THE PROBLEM: Verbatim, and with nothing else, reproduce the data below from its first line through the line containing "const int wvu".

+===+

size_t chol_big_work_doubles(int n) {
    const size_t np = (size_t)round_up(n, 16);
    return np * np;
}

template <bool RG>
__global__ __launch_bounds__(CB_NT) void readout_chol_big_kernel(SolveParams sp) {
    extern __shared__ __attribute__((aligned(16))) char cb_smem[];
    typedef double f64x4 __attribute__((ext_vector_type(4)));
    __shared__ int sh_bad;
    __shared__ double sh_invd[CB_NMAX];
    __shared__ double sh_linv[16][17];
    __shared__ double sh_red[CB_NW];
    const int slot = blockIdx.x, tid = threadIdx.x;
    const int g = RG ? slot / sp.n_ridge : slot;
    if constexpr (RG) {
        if (ridge_rejects(sp, slot)) return;
    }
    const int lane = tid & 63, wv = tid >> 6;
    const int wvu = __builtin_amdgcn_readfirstlane(wv);
    const int rows = sp.T - sp.transient, cols = sp.cols, nrhs = sp.n_out;
    const bool wide = rows < cols;
    const int n = wide ? rows : cols;
    const int m = wide ? cols : rows;
    const int np = round_up(n, 16), ntile = np / 16;
    const int ld = np;
    double* Gw = sp.work + (size_t)slot * sp.work_stride;
    const size_t a_off = ((size_t)g * sp.T + sp.transient) * cols;
    const double* A = sp.E ? sp.E + a_off : nullptr;
    const float* A32 = sp.E32 ? sp.E32 + a_off : nullptr;
    const double* Dg = sp.D + ((size_t)g * sp.T + sp.transient) * nrhs;
    const int lr = lane & 15, lq = lane >> 4;
    if (tid == 0) sh_bad = 0;

    {
        const int AS_LD = np + 4;
        double* Abuf[2] = {reinterpret_cast<double*>(cb_smem), reinterpret_cast<double*>(cb_smem) + (size_t)CB_KC * AS_LD};
        const int ept = (np * CB_KC + CB_NT - 1) / CB_NT;
        double stg[CB_EPT];
        auto fetch = [&](int k0) {
#pragma unroll
            for (int q = 0; q < CB_EPT; ++q) {
                const int e = tid + CB_NT * q;
                int kk, i;
                if (wide) { i = e / CB_KC; kk = e % CB_KC; } else { kk = e / np; i = e % np; }
                const int k = k0 + kk;
                const size_t ai_ = wide ? (size_t)i * cols + k : (size_t)k * cols + i;
                stg[q] = (q < ept && e < np * CB_KC && i < n && k < m) ? (A32 ? (double)A32[ai_] : A[ai_]) : 0.0;
            }
        };
        auto commit = [&](double* dst) {
#pragma unroll
            for (int q = 0; q < CB_EPT; ++q) {
                const int e = tid + CB_NT * q;
                if (q < ept && e < np * CB_KC) {
                    int kk, i;
                    if (wide) { i = e / CB_KC; kk = e % CB_KC; } else { kk = e / np; i = e % np; }
                    dst[kk * AS_LD + i] = stg[q];
                }
            }
        };
        const int fr_off = lq * AS_LD + lr;
        const int n_pass = (ntile + 3) / 4;
        for (int jb = 0; jb < n_pass; ++jb) {
            const int tj0 = 4 * jb, tj1 = (tj0 + 4 < ntile) ? tj0 + 4 : ntile;
            int cnt = 0;
            for (int tj = tj0; tj < tj1; ++tj) cnt += ntile - tj;
            int my_ti[CB_TPW], my_tj[CB_TPW];
#pragma unroll
            for (int q = 0; q < CB_TPW; ++q) {
                int t = wvu + CB_NW * q, tj = tj0;
                bool ok = t < cnt;
                while (ok && t >= ntile - tj) { t -= ntile - tj; ++tj; }
                my_tj[q] = ok ? tj : -1;
                my_ti[q] = ok ? tj + t : 0;
            }
            f64x4 acc[CB_TPW];
#pragma unroll
            for (int q = 0; q < CB_TPW; ++q) acc[q] = f64x4{0.0, 0.0, 0.0, 0.0};
            fetch(0);
            commit(Abuf[0]);
            __syncthreads();
            int cur = 0;
            for (int k0 = 0; k0 < m; k0 += CB_KC) {
                const bool more = k0 + CB_KC < m;
                if (more) fetch(k0 + CB_KC);
                const double* Ac = Abuf[cur];
#pragma unroll
                for (int k4 = 0; k4 < CB_KC; k4 += 4) {
                    const double* slab = Ac + k4 * AS_LD + fr_off;
#pragma unroll
                    for (int q = 0; q < CB_TPW; ++q)
                        if (my_tj[q] >= 0)
                            acc[q] = __builtin_amdgcn_mfma_f64_16x16x4f64(slab[my_ti[q] * 16], slab[my_tj[q] * 16], acc[q], 0, 0, 0);
                }
                if (more) commit(Abuf[cur ^ 1]);
                __syncthreads();
                cur ^= 1;
            }
#pragma unroll
            for (int q = 0; q < CB_TPW; ++q)
                if (my_tj[q] >= 0) {
#pragma unroll
                    for (int i = 0; i < 4; ++i)
                        Gw[(size_t)(my_tj[q] * 16 + lr) * ld + my_ti[q] * 16 + 4 * i + lq] = acc[q][i];
                }
            __syncthreads();
        }
        double* Bs = reinterpret_cast<double*>(cb_smem);
        __syncthreads();
        for (int e = tid; e < nrhs * np; e += CB_NT) {
            const int o = e / np, i = e % np;
            double v = 0.0;
            if (wide && i < n) {
                const double sc = sp.t_scale ? sp.t_scale[(size_t)g * nrhs + o] : 1.0;
                const double sh = sp.t_shift ? sp.t_shift[(size_t)g * nrhs + o] : 0.0;
                v = Dg[(size_t)i * nrhs + o] * sc + sh;
            }
            if (wide) Bs[e] = v;
        }
        if (!wide) {
            for (int e = tid; e < nrhs * np; e += CB_NT) {
                const int o = e / np, i = e % np;
                double acc_b = 0.0;
                if (i < n) {
                    const double sc = sp.t_scale ? sp.t_scale[(size_t)g * nrhs + o] : 1.0;
                    const double sh = sp.t_shift ? sp.t_shift[(size_t)g * nrhs + o] : 0.0;
#pragma unroll 8
                    for (int k = 0; k < m; ++k) {
                        const double a = A32 ? (double)A32[(size_t)k * cols + i] : A[(size_t)k * cols + i];
                        acc_b = fma(a, Dg[(size_t)k * nrhs + o] * sc + sh, acc_b);
                    }
                }
                Bs[e] = acc_b;
            }
        }
        if constexpr (RG) {
            const double lam = sp.ridge[slot];
            for (int i = tid; i < n; i += CB_NT) Gw[(size_t)i * ld + i] += lam;
        }
    }
    __threadfence_block();
    __syncthreads();
    double* Bs = reinterpret_cast<double*>(cb_smem);
    double* P = Bs + (size_t)8 * CB_NMAX;
    double dmax = 0.0;
    for (int i = tid; i < n; i += CB_NT) dmax = fmax(dmax, Gw[(size_t)i * ld + i]);
#pragma unroll
    for (int off = 32; off > 0; off >>= 1) dmax = fmax(dmax, __shfl_down(dmax, off));
    if (lane == 0) sh_red[wv] = dmax;
    __syncthreads();
    double piv_tol = 0.0;
    for (int w = 0; w < CB_NW; ++w) piv_tol = fmax(piv_tol, sh_red[w]);
    piv_tol *= 1e-14;

    auto bcast = [](double x, int src) -> double {
        const uint64_t u = __builtin_bit_cast(uint64_t, x);
        const uint32_t lo = __builtin_amdgcn_readlane((uint32_t)u, src);
        const uint32_t hi = __builtin_amdgcn_readlane((uint32_t)(u >> 32), src);
        return __builtin_bit_cast(double, ((uint64_t)hi << 32) | lo);
    };
    for (int j = 0; j < ntile; ++j) {
        const int j0 = 16 * j;
        for (int rt = j + wvu; rt < ntile; rt += CB_NW) {
            f64x4 c;
#pragma unroll
            for (int i = 0; i < 4; ++i) c[i] = Gw[(size_t)(j0 + lr) * ld + rt * 16 + 4 * i + lq];
            const double* la = Gw + (size_t)lq * ld + rt * 16 + lr;
            const double* lb = Gw + (size_t)lq * ld + j0 + lr;
#pragma unroll 4
            for (int k = 0; k < j0; k += 4)
                c = __builtin_amdgcn_mfma_f64_16x16x4f64(-la[(size_t)k * ld], lb[(size_t)k * ld], c, 0, 0, 0);
#pragma unroll
            for (int i = 0; i < 4; ++i) P[(rt * 16 + 4 * i + lq) * CB_PLD + lr] = c[i];
        }
        __syncthreads();
        if (wv == 0) {
            const int r = lane & 15;
            double a[16], x[16];
#pragma unroll
            for (int c = 0; c < 16; ++c) a[c] = P[(j0 + r) * CB_PLD + c];
            double my_invd = 1.0;
            unsigned rejected = 0;
#pragma unroll
            for (int jj = 0; jj < 16; ++jj) {
                const double v = bcast(a[jj], jj);
                const bool live = j0 + jj < n;
                const bool ok = live && v > piv_tol;
                if (live && !ok) rejected |= 1u << jj;
                const double d = ok ? sqrt(v) : 1.0, inv_d = ok ? 1.0 / d : 0.0;
                if (r == jj) my_invd = ok ? inv_d : 1.0;
                a[jj] = (r == jj) ? d : ((r > jj) ? a[jj] * inv_d : 0.0);
#pragma unroll
                for (int k = jj + 1; k < 16; ++k) {
                    const double lkj = bcast(a[jj], k);
                    if (r >= k) a[k] = fma(-a[jj], lkj, a[k]);
                }
            }
            if (lane < 16) {
#pragma unroll
                for (int c = 0; c < 16; ++c) P[(j0 + r) * CB_PLD + c] = a[c];
                sh_invd[j0 + r] = my_invd;
            }
            if (rejected && lane == 0) sh_bad = 1;
#pragma unroll
            for (int i = 0; i < 16; ++i) {
                double sacc = (i == r) ? 1.0 : 0.0;
#pragma unroll
                for (int k = 0; k < i; ++k) sacc = fma(-bcast(a[k], i), x[k], sacc);
                const double idi = bcast(my_invd, i);
                x[i] = (i >= r && !((rejected >> i) & 1u)) ? sacc * idi : 0.0;
            }
            if (lane < 16) {
#pragma unroll
                for (int i = 0; i < 16; ++i) sh_linv[i][r] = x[i];
            }
        }
        __syncthreads();
        for (int rt = j + 1 + wvu; rt < ntile; rt += CB_NW) {
            f64x4 c = {0.0, 0.0, 0.0, 0.0};
#pragma unroll
            for (int k0 = 0; k0 < 16; k0 += 4)
                c = __builtin_amdgcn_mfma_f64_16x16x4f64(P[(rt * 16 + lr) * CB_PLD + k0 + lq], sh_linv[lr][k0 + lq], c, 0, 0, 0);
            __builtin_amdgcn_wave_barrier();
#pragma unroll
            for (int i = 0; i < 4; ++i) P[(rt * 16 + 4 * i + lq) * CB_PLD + lr] = c[i];
        }
        __syncthreads();
        for (int e = tid; e < (np - j0) * 16; e += CB_NT) {
            const int c = e / (np - j0), rr = j0 + e % (np - j0);
            Gw[(size_t)(j0 + c) * ld + rr] = P[rr * CB_PLD + c];
        }
        __threadfence_block();
        __syncthreads();
    }

    if (wv < nrhs) {
        double* xb = Bs + (size_t)wv * np;
        constexpr int NS = CB_NMAX / 64;
        const int ns = (np + 63) / 64;
        double b[NS], l[NS], lnext[NS];
#pragma unroll
        for (int s2 = 0; s2 < NS; ++s2) b[s2] = (s2 < ns && lane + 64 * s2 < np) ? xb[lane + 64 * s2] : 0.0;
        auto load_col = [&](double (&dst)[NS], int jc) {
#pragma unroll
            for (int s2 = 0; s2 < NS; ++s2) {
                const int i = lane + 64 * s2;
                dst[s2] = (s2 < ns && jc >= 0 && jc < n && i < n) ? Gw[(size_t)jc * ld + i] : 0.0;
            }
        };
        auto pick = [&](const double (&v)[NS], int jc) -> double {
            double own = 0.0;
#pragma unroll
            for (int s2 = 0; s2 < NS; ++s2) own = ((jc >> 6) == s2) ? v[s2] : own;
            return __shfl(own, jc & 63);
        };
        load_col(l, 0);
        for (int jc = 0; jc < n; ++jc) {
            load_col(lnext, jc + 1);
            const double zj = pick(b, jc) * sh_invd[jc];
#pragma unroll
            for (int s2 = 0; s2 < NS; ++s2) {
                const int i = lane + 64 * s2;
                b[s2] = (i == jc) ? zj : ((i > jc) ? fma(-l[s2], zj, b[s2]) : b[s2]);
            }
#pragma unroll
            for (int s2 = 0; s2 < NS; ++s2) l[s2] = lnext[s2];
        }
        load_col(l, n - 1);
        for (int jc = n - 1; jc >= 0; --jc) {
            load_col(lnext, jc - 1);
            double part = 0.0;
#pragma unroll
            for (int s2 = 0; s2 < NS; ++s2) {
                const int i = lane + 64 * s2;
                part = (i > jc && i < n) ? fma(l[s2], b[s2], part) : part;
            }
            part = wave_sum(part);
            const double xj = (pick(b, jc) - part) * sh_invd[jc];
#pragma unroll
            for (int s2 = 0; s2 < NS; ++s2) b[s2] = (lane + 64 * s2 == jc) ? xj : b[s2];
#pragma unroll
            for (int s2 = 0; s2 < NS; ++s2) l[s2] = lnext[s2];
        }
#pragma unroll
        for (int s2 = 0; s2 < NS; ++s2)
            if (s2 < ns && lane + 64 * s2 < np) xb[lane + 64 * s2] = b[s2];
    }
    __syncthreads();

    if (wide) {
        double* part = P;
        if (sp.part_ok) {
            const int cpt = A32 ? 4 : 2, nunit = cols / cpt;
            int parts = CB_NT / nunit;
            if (parts > 3) parts = 3;
            const int pt = tid / nunit, un = tid - pt * nunit;
            if (pt < parts) {
                const int per = (n + parts - 1) / parts;
                const int i0 = pt * per, i1 = (i0 + per < n) ? i0 + per : n;
                double w[4][8];
#pragma unroll
                for (int c = 0; c < 4; ++c)
#pragma unroll
                    for (int o = 0; o < 8; ++o) w[c][o] = 0.0;
                const size_t ac = (size_t)cpt * un;
#pragma unroll 4
                for (int i = i0; i < i1; ++i) {
                    double a[4];
                    if (A32) {
                        const float4 af = *reinterpret_cast<const float4*>(A32 + ac + (size_t)i * cols);
                        a[0] = (double)af.x; a[1] = (double)af.y; a[2] = (double)af.z; a[3] = (double)af.w;
                    } else {
                        const double2 ad = *reinterpret_cast<const double2*>(A + ac + (size_t)i * cols);
                        a[0] = ad.x; a[1] = ad.y; a[2] = 0.0; a[3] = 0.0;
                    }
#pragma unroll
                    for (int o = 0; o < 8; ++o)
                        if (o < nrhs) {
                            const double al = Bs[o * np + i];
#pragma unroll
                            for (int c = 0; c < 4; ++c)
                                if (c < cpt) w[c][o] = fma(a[c], al, w[c][o]);
                        }
                }
#pragma unroll
                for (int o = 0; o < 8; ++o)
                    if (o < nrhs) {
#pragma unroll
                        for (int c = 0; c < 4; ++c)
                            if (c < cpt) part[(pt * 8 + o) * cols + cpt * un + c] = w[c][o];
                    }
            }
            __syncthreads();
            for (int e = tid; e < nrhs * cols; e += CB_NT) {
                const int o = e / cols, c = e - o * cols;
                double v = part[o * cols + c];
                for (int q = 1; q < parts; ++q) v += part[(q * 8 + o) * cols + c];
                sp.W_out[((size_t)slot * nrhs + o) * cols + c] = v;
            }
        } else {
            for (int c = tid; c < cols; c += CB_NT) {
                double w[8];
#pragma unroll
                for (int o = 0; o < 8; ++o) w[o] = 0.0;
                for (int i = 0; i < n; ++i) {
                    const double a = A32 ? (double)A32[(size_t)i * cols + c] : A[(size_t)i * cols + c];
#pragma unroll
                    for (int o = 0; o < 8; ++o)
                        if (o < nrhs) w[o] = fma(a, Bs[o * np + i], w[o]);
                }
#pragma unroll
                for (int o = 0; o < 8; ++o)
                    if (o < nrhs) sp.W_out[((size_t)slot * nrhs + o) * cols + c] = w[o];
            }
        }
    } else {
        for (int e = tid; e < nrhs * cols; e += CB_NT) {
            const int o = e / cols, c = e % cols;
            sp.W_out[((size_t)slot * nrhs + o) * cols + c] = Bs[o * np + c];
        }
    }
    if (tid == 0) sp.status[slot] = sh_bad;
}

+===+

RESULT BELOW:
size_t chol_big_work_doubles(int n) {
    const size_t np = (size_t)round_up(n, 16);
    return np * np;
}

template <bool RG>
__global__ __launch_bounds__(CB_NT) void readout_chol_big_kernel(SolveParams sp) {
    extern __shared__ __attribute__((aligned(16))) char cb_smem[];
    typedef double f64x4 __attribute__((ext_vector_type(4)));
    __shared__ int sh_bad;
    __shared__ double sh_invd[CB_NMAX];
    __shared__ double sh_linv[16][17];
    __shared__ double sh_red[CB_NW];
    const int slot = blockIdx.x, tid = threadIdx.x;
    const int g = RG ? slot / sp.n_ridge : slot;
    if constexpr (RG) {
        if (ridge_rejects(sp, slot)) return;
    }
    const int lane = tid & 63, wv = tid >> 6;
    const int wvu = __builtin_amdgcn_readfirstlane(wv);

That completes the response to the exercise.